W. E. Aytoun – The Man In The Bell
Guy De Maupassant – The Graveyard Sisterhood
Edgar Allan Poe – The Pit and the Pendulum
Viscount De L’isle – The Torture Of Hope
Herman Melville – The Bell-Tower
Walter de la Mare – All Hallows
O. Henry – The Cop And The Anthem
Sherwood Anderson – The Strength Of God
T.F. Powys – The Hunted Beast

Tales Of Crime & Detection

Jack London – The Master Of Mystery
Melville Davisson Post – The Angel Of The Lord
Catherine Louisa Pirkis – The Sisterhood
H. Jenkins – The Gylston Slander
Robert Louis Stevenson – The Young Man In Holy Orders
J. MacLaren-Ross – The Episcopal Seal
E. C. Bentley – The Genuine Tabard
R. Ellis Roberts – The Narrow Way
H.C. Bailey – The Yellow Slugs
Kevin Carolan – Churchyard Shadows

Blurb:
Most of us must have walked around a country churchyard at some time or other, looking at the carefully laid-out gravestones, and felt a sense of peace and order.

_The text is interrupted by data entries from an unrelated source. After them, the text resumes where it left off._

template <int D, int MODE, bool NT, bool TRANSIT = false>
struct CheckIn {
    double p[D], c[D];
    int base;
    uint8_t sb;
    __device__ __forceinline__ void load(const CheckArgs &a, int64_t ci, int f) {
        const int ld = a.ld;
        const uint32_t b8 = (uint32_t)f * 8u;
        const int cc = sld(a.checks + ci);
        base = sld(a.chk_ptr + cc);
        sb = *at_byte(row_ptr(a.synd, cc, ld), (uint32_t)f);
#pragma unroll
        for (int i = 0; i < D; ++i) p[i] = ld_row<false>(row_ptr(a.post, sld(a.chk_var + base + i), ld), b8, ld);
    }
    __device__ __forceinline__ void load_c(const CheckArgs &a, int fc) {
        if (MODE != kNormal) return;
        const uint32_t b8 = (uint32_t)fc * 8u;
        const double *c2v = TRANSIT ? a.c2v_rd : a.c2v;
#pragma unroll
        for (int i = 0; i < D; ++i) c[i] = ld_row<NT>(row_ptr(c2v, sld(a.chk_edge + base + i), a.ld), b8, a.ld);
    }
};

__device__ __forceinline__ uint32_t sign_mask(uint8_t sb) { return sb ? 0x80000000u : 0u; }
__device__ __forceinline__ double apply_sign(double x, uint32_t smask) { return g_make(g_hi(x) ^ smask, g_lo(x)); }

constexpr int kPackMaxDeg = 10;
constexpr int kPackLdsDoubles = 4 * kPackWaveDoubles;
template <int D>
constexpr bool kPacked = D <= kPackMaxDeg;

template <int D, bool NT, bool FIN = false>
__device__ __forceinline__ void check_exact(const CheckArgs &a, const double (&m)[D], int base, uint8_t sb, uint32_t b8,
                                            const GlibcTablesBP &tab, const GlibcK &K, double *hb = nullptr,
                                            bool live = true) {
    const int ld = a.ld;
    const double s = sb ? -1.0 : 1.0;
    if constexpr (kPacked<D>) {
        double out[D];
        double *wb = hb + (threadIdx.x >> 6) * kPackWaveDoubles;
        check_strict_packed<D, FIN ? kClampFinite : kClampFull>(m, out, wb, tab, K);
        const uint32_t smask = sign_mask(sb);
#pragma unroll
        for (int i = 0; i < D; ++i)
            if (live) st_row<NT>(row_ptr(a.c2v, sld(a.chk_edge + base + i), ld), b8, ld, apply_sign(out[i], smask));
        return;
    }
    double F[D - 1];
    F[0] = m[0];
#pragma unroll
    for (int i = 1; i < D - 1; ++i) F[i] = box_plus_strict(F[i - 1], m[i], tab, K);
    if (live) st_row<NT>(row_ptr(a.c2v, sld(a.chk_edge + base + D - 1), ld), b8, ld, s * F[D - 2]);
    double Bn = m[D - 1];
#pragma unroll
    for (int i = D - 2; i > 0; --i) {
        const double o = s * box_plus_strict(F[i - 1], Bn, tab, K);
        if (live) st_row<NT>(row_ptr(a.c2v, sld(a.chk_edge + base + i), ld), b8, ld, o);
        Bn = box_plus_strict(Bn, m[i], tab, K);
    }
    if (live) st_row<NT>(row_ptr(a.c2v, sld(a.chk_edge + base), ld), b8, ld, s * Bn);
}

But there can also be movements in the shadows which make us uncomfortable. The desolation of many churches and cemeteries makes them an ideal spot to commit atrocious crimes. The vicarage can be filled with bitterness and religious frenzy as much as spiritual calm.

Churchyard Shadows draws together the best stories of crime and mystery that take the church as their backdrop, written by some of the greatest masters of the short story. Tales such as Edgar Allan Poe’s The Pit and the Pendulum, T.F. Powys’ The Hunted Beast and Walter de la Mare’s All Hallows hold us in unbearable suspense. H.C. Bailey’s The Yellow Slugs sees spiritual cruelty lead to murder. Robert Louis Stevenson examines the corrupting effect of an enormous diamond on a young clergyman. On the other hand, we witness the celebrated Uncle Abner and Jack London’s tribal shaman solve crimes using their religious insights. This is an anthology to entertain and enthrall – but not to be read in a darkened churchyard!

These covers with embossed lettering are sent to try us, but the content looks very strong. Hadn’t heard of Kevin Carolan before, but, from the back cover, he “writes and lectures on a wide variety of subjects, and is the editor of the short-story collection Celtic Mysteries.”